- Type: Geological formation
- Underlies: Exshaw Formation
- Overlies: Tetcho Formation
- Thickness: up to 210.9 metres (690 ft)

Lithology
- Primary: Shale
- Other: Limestone

Location
- Coordinates: 60°09′18″N 121°18′16″W﻿ / ﻿60.15500°N 121.30444°W
- Region: British Columbia, Northwest Territories
- Country: Canada

Type section
- Named for: Kotcho Lake
- Named by: H.R. Belyea, D.J. McLaren, 1962

= Kotcho Formation =

The Kotcho Formation is a stratigraphic unit of middle Famennian age in the Western Canadian Sedimentary Basin.
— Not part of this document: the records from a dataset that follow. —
template <bool A_KM, bool B_KM, bool F16 = false>
int launch(GemmArgs g, bool aligned, hipStream_t st, const Tune& t) {
    const int nb = ((g.M + BM - 1) / BM) * ((g.N + BN - 1) / BN);
    if constexpr (!A_KM && !B_KM) {
        if (!aligned && g.n64ok && t.ws) {
            hipLaunchKernelGGL((gemm_ws_kernel<false, false, 3, 0, 64, F16>), dim3((g.M / BM) * (g.N / 64)), dim3(512), 0, st, g);
            ICKA_CHECK_LAUNCH();
            return 0;
        }
    }
    if (aligned) {
#ifdef ICKA_GEMM_ABLATE
        if (t.abl == 1 && !t.ws) hipLaunchKernelGGL((gemm_dma_kernel<A_KM, B_KM, 3, 1>), dim3(nb), dim3(256), 0, st, g);
        else if (t.abl == 2 && !t.ws) hipLaunchKernelGGL((gemm_dma_kernel<A_KM, B_KM, 3, 2>), dim3(nb), dim3(256), 0, st, g);
        else
#endif
        {
            if (t.ws || F16) {
#ifdef ICKA_GEMM_ABLATE
                if (t.bn == 96 && g.n96ok) {
                    const int nb96 = (g.M / BM) * (g.N / 96);
                    if (t.abl == 1) { hipLaunchKernelGGL((gemm_ws_kernel<A_KM, B_KM, 3, 1, 96>), dim3(nb96), dim3(512), 0, st, g); ICKA_CHECK_LAUNCH(); return 0; }
                    if (t.abl == 2) { hipLaunchKernelGGL((gemm_ws_kernel<A_KM, B_KM, 3, 2, 96>), dim3(nb96), dim3(512), 0, st, g); ICKA_CHECK_LAUNCH(); return 0; }
                    if (t.abl == 3) { hipLaunchKernelGGL((gemm_ws_kernel<A_KM, B_KM, 3, 3, 96>), dim3(nb96), dim3(512), 0, st, g); ICKA_CHECK_LAUNCH(); return 0; }
                }
                if (t.abl == 1) { hipLaunchKernelGGL((gemm_ws_kernel<A_KM, B_KM, 3, 1>), dim3(nb), dim3(512), 0, st, g); ICKA_CHECK_LAUNCH(); return 0; }
                if (t.abl == 2) { hipLaunchKernelGGL((gemm_ws_kernel<A_KM, B_KM, 3, 2>), dim3(nb), dim3(512), 0, st, g); ICKA_CHECK_LAUNCH(); return 0; }
#endif
                if constexpr (!A_KM) {
                    const int nb3 = (g.M / 256) * (g.N / 192);
                    const int rounds3 = (nb3 + 255) / 256;
                    if (t.w3 && g.M % 256 == 0 && g.N % 192 == 0 && g.K <= 1024 && g.K1 == 0 && nb3 % 8 == 0 &&
                        nb3 >= 128 && 4 * nb3 >= 3 * 256 * rounds3 && g.ksplit == 1) {
                        { const int pm = gemm_w3_grid(g.M, g.N, 192, t.w3grid), pn = 8 / pm;
                          g.w3_sn = (g.N / 192) / pn; g.w3_pnlog = pn == 1 ? 0 : (pn == 2 ? 1 : (pn == 4 ? 2 : 3)); }
                        hipLaunchKernelGGL((gemm_w3_kernel<B_KM, F16>), dim3(nb3), dim3(768), 0, st, g);
                        ICKA_CHECK_LAUNCH();
                        return 0;
                    }
                    const int nb2 = (g.M / 256) * (g.N / 128);
                    if (t.w3 && g.M % 256 == 0 && g.K1 == 0 && g.ksplit == 1 && nb2 % 8 == 0 && nb2 >= 192 && nb2 <= 256 &&
                        !(g.n96ok && t.bn == 96) && !(g.K <= 1024 && g.direct && g.c_f32 && g.epi == ICKA_EPI_NONE && g.beta == 0.f)) {
                        { const int pm = gemm_w3_grid(g.M, g.N, 128, t.w3grid), pn = 8 / pm;
                          g.w3_sn = (g.N / 128) / pn; g.w3_pnlog = pn == 1 ? 0 : (pn == 2 ? 1 : (pn == 4 ? 2 : 3)); }
                        hipLaunchKernelGGL((gemm_w3_kernel<B_KM, F16, 128>), dim3(nb2), dim3(768), 0, st, g);
                        ICKA_CHECK_LAUNCH();
                        return 0;
                    }
                }
                if (g.n96ok && t.bn != 128) {
                    const int nb96 = (g.M / BM) * (g.N / 96);
                    if (t.bn == 96 || (nb < 256 && nb96 <= 256 && nb96 > nb)) {
                        if ((t.ws == 2 || (t.ws == 1 && nb96 >= 448 && g.K <= 1024)) && !A_KM)
                            hipLaunchKernelGGL((gemm_ws2_kernel<A_KM, B_KM, 96, F16>), dim3(nb96), dim3(512), 0, st, g);
                        else if (t.nbuf == 4 && !F16)
                            hipLaunchKernelGGL((gemm_ws_kernel<A_KM, B_KM, 4, 0, 96>), dim3(nb96), dim3(512), 0, st, g);
                        else if (t.nbuf == 5 && !F16)
                            hipLaunchKernelGGL((gemm_ws_kernel<A_KM, B_KM, 5, 0, 96>), dim3(nb96), dim3(512), 0, st, g);
                        else
                            hipLaunchKernelGGL((gemm_ws_kernel<A_KM, B_KM, 3, 0, 96, F16>), dim3(nb96), dim3(512), 0, st, g);
                        ICKA_CHECK_LAUNCH();
                        return 0;
                    }
                }
                if ((t.ws == 2 || (t.ws == 1 && nb >= 448 && g.K <= 1024)) && !A_KM)
                    hipLaunchKernelGGL((gemm_ws2_kernel<A_KM, B_KM, 128, F16>), dim3(nb), dim3(512), 0, st, g);
                else if (t.nbuf == 4 && !F16) hipLaunchKernelGGL((gemm_ws_kernel<A_KM, B_KM, 4>), dim3(nb), dim3(512), 0, st, g);
                else if (t.nbuf == 5 && !F16) hipLaunchKernelGGL((gemm_ws_kernel<A_KM, B_KM, 5>), dim3(nb), dim3(512), 0, st, g);
                else hipLaunchKernelGGL((gemm_ws_kernel<A_KM, B_KM, 3, 0, 128, F16>), dim3(nb), dim3(512), 0, st, g);
                ICKA_CHECK_LAUNCH();
                return 0;
            }
            const int nbuf = t.nbuf > 0 ? t.nbuf : (nb >= 448 ? 2 : 4);
            if (nbuf == 2) hipLaunchKernelGGL((gemm_dma_kernel<A_KM, B_KM, 2, 0>), dim3(nb), dim3(256), 0, st, g);
            else if (nbuf == 3) hipLaunchKernelGGL((gemm_dma_kernel<A_KM, B_KM, 3, 0>), dim3(nb), dim3(256), 0, st, g);
            else hipLaunchKernelGGL((gemm_dma_kernel<A_KM, B_KM, 4, 0>), dim3(nb), dim3(256), 0, st, g);
        }
    } else {
        const int nk = (g.K + BK - 1) / BK;
        int ks = 1;
        if (g.c_f32 && g.epi == ICKA_EPI_NONE && nb < 64 && nk >= 16 && g.M <= 256 && !g.C3) {
            ks = 256 / nb;
            if (ks > nk / 4) ks = nk / 4;
            if (ks < 1) ks = 1;
        }
        if (ks > 1) {
            const int64_t n = (int64_t)g.M * g.N;
            hipLaunchKernelGGL(scale_c_kernel, dim3((unsigned)((n + 255) / 256)), dim3(256), 0, st,
                               reinterpret_cast<float*>(g.C), g.ldc, g.M, g.N, g.beta);
            ICKA_CHECK_LAUNCH();
            g.beta = 0.f;
            g.ksplit = ks;
        }
        hipLaunchKernelGGL((gemm_kernel<A_KM, B_KM, false, F16>), dim3(nb, ks), dim3(256), 0, st, g);
    }
    ICKA_CHECK_LAUNCH();
    return 0;
}

inline bool vec_ok(const void* p, int64_t ld) { return (ld % 8 == 0) && ((reinterpret_cast<uintptr_t>(p) & 15) == 0); }

}

#ifdef ICKA_GEMM_STAMP
extern "C" int icka_diag_gemm_stamp_buffer(void* p) {
    g_stamp = (unsigned long long*)p;
    return 0;
}
#endif

static int site_bit(const icka_gemm_desc* d) {
    const int64_t N = d->N, K = d->K;
    if (d->c_is_f32 == 1 || d->M < 1024) return -1;
    if (d->op == ICKA_GEMM_NT) {
        if (N == 3 * K) return 0;
        if (N == K) return 1;
        if (N == 4 * K) return 2;
        if (K == 4 * N) return 3;
    } else if (d->op == ICKA_GEMM_NN) {
        if (N == 4 * K) return 4;
        if (K == 4 * N) return 5;
        if (N == K) return 6;
        if (K == 3 * N) return 7;
    }
    return -1;
}
static int plain_mask() {
    static int m = -1;
    if (m < 0) {
        const char* e = getenv("ICKA_GEMM_PLAIN_MASK");
        m = e ? (int)strtol(e, nullptr, 0) : 0;
    }
    return m;
}

static int convert(const icka_gemm_desc* d, GemmArgs& g, bool& aligned, Tune& t) {
    if (!d || !d->A || !d->B || !d->C) return ICKA_E_ARG;
    if (!tune_of(d->tune, t)) return ICKA_E_ARG;
    if (d->M <= 0 || d->N <= 0 || d->K <= 0) return ICKA_E_SHAPE;
    if (d->op < ICKA_GEMM_NT || d->op > ICKA_GEMM_TN) return ICKA_E_ARG;
    if (d->K1 != 0 && (d->K1 < 0 || d->K1 >= d->K || d->K1 % BK != 0 || !d->A2 || !d->B2)) return ICKA_E_ARG;
    if ((d->epilogue == ICKA_EPI_GELU) && !d->C2) return ICKA_E_ARG;
    if ((d->epilogue == ICKA_EPI_DGELU || d->epilogue == ICKA_EPI_ADD || d->epilogue == ICKA_EPI_GATE ||
         d->epilogue == ICKA_EPI_ADD_RELU) && !d->aux)
        return ICKA_E_ARG;
    g.M = d->M; g.N = d->N; g.K = d->K; g.K1 = d->K1;
    g.A = (const bf16_t*)d->A; g.lda = d->lda; g.B = (const bf16_t*)d->B; g.ldb = d->ldb;
    g.A2 = (const bf16_t*)d->A2; g.lda2 = d->lda2; g.B2 = (const bf16_t*)d->B2; g.ldb2 = d->ldb2;
    g.C = d->C; g.ldc = d->ldc; g.C2 = (bf16_t*)d->C2; g.ldc2 = d->ldc2;
    g.aux = (const bf16_t*)d->aux; g.ldaux = d->ldaux; g.bias = d->bias; g.bias2 = d->bias2;
    g.alpha = d->alpha; g.beta = d->beta; g.epi = d->epilogue;
    if (d->c_is_f32 < 0 || d->c_is_f32 > 2) return ICKA_E_ARG;
    g.c_f32 = d->c_is_f32 == 1; g.c_f16 = d->c_is_f32 == 2;
    g.f16 = d->ab_f16 != 0; g.C3 = (bf16_t*)d->C3; g.ldc3 = d->ldc3; g.aux_f16 = d->aux_f16 != 0;
    if (g.f16 && d->op != ICKA_GEMM_NT) return ICKA_E_ARG;
    if (g.c_f16 && d->beta != 0.f) return ICKA_E_ARG;
    if (g.C3 && !g.c_f16 && !g.c_f32) return ICKA_E_ARG;
    if (g.C3 && g.c_f32 && d->op != ICKA_GEMM_TN) return ICKA_E_ARG;
    g.c3_only = d->c3_only != 0;
    {
        const int sb = site_bit(d);
        g.plain = (sb >= 0 && ((plain_mask() >> sb) & 1)) ? 1 : 0;
    }
    if (g.c3_only && !(g.C3 && g.c_f32 && d->beta == 0.f && d->epilogue == ICKA_EPI_NONE)) return ICKA_E_ARG;
// ... 180 lines not shown
        hipLaunchKernelGGL((gemm_ws_kernel<false, false, 3, 0, 64, false, true>), dim3((g.M / BM) * (Cout / 64)), dim3(512), 0, st, g);
    ICKA_CHECK_LAUNCH();
    return 0;
}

It takes the name from Kotcho Lake and was first described in the Imperial Island River No. 1 by H.R. Belyea and D.J. McLaren in 1962.

==Lithology==
The Kotcho Formation is composed of green-grey shale, locally bituminous, with thin argillaceous limestone beds or lenses.

==Distribution==
The Kotcho Formation reaches a maximum thickness of 210.9 m.It is up to 30 m thick in the Fort Nelson area, and thins down southwards, disappearing completely on the northern flank of the Peace River Arch.

==Relationship to other units==

The Kotcho Formation is overlain by the Exshaw Formation and conformably overlays the Tetcho Formation.

To the east, it grades into the upper Wabamun Group carbonate, and to the south-west into the Palliser Formation. To the east it is replaced by the Besa River Formation shale.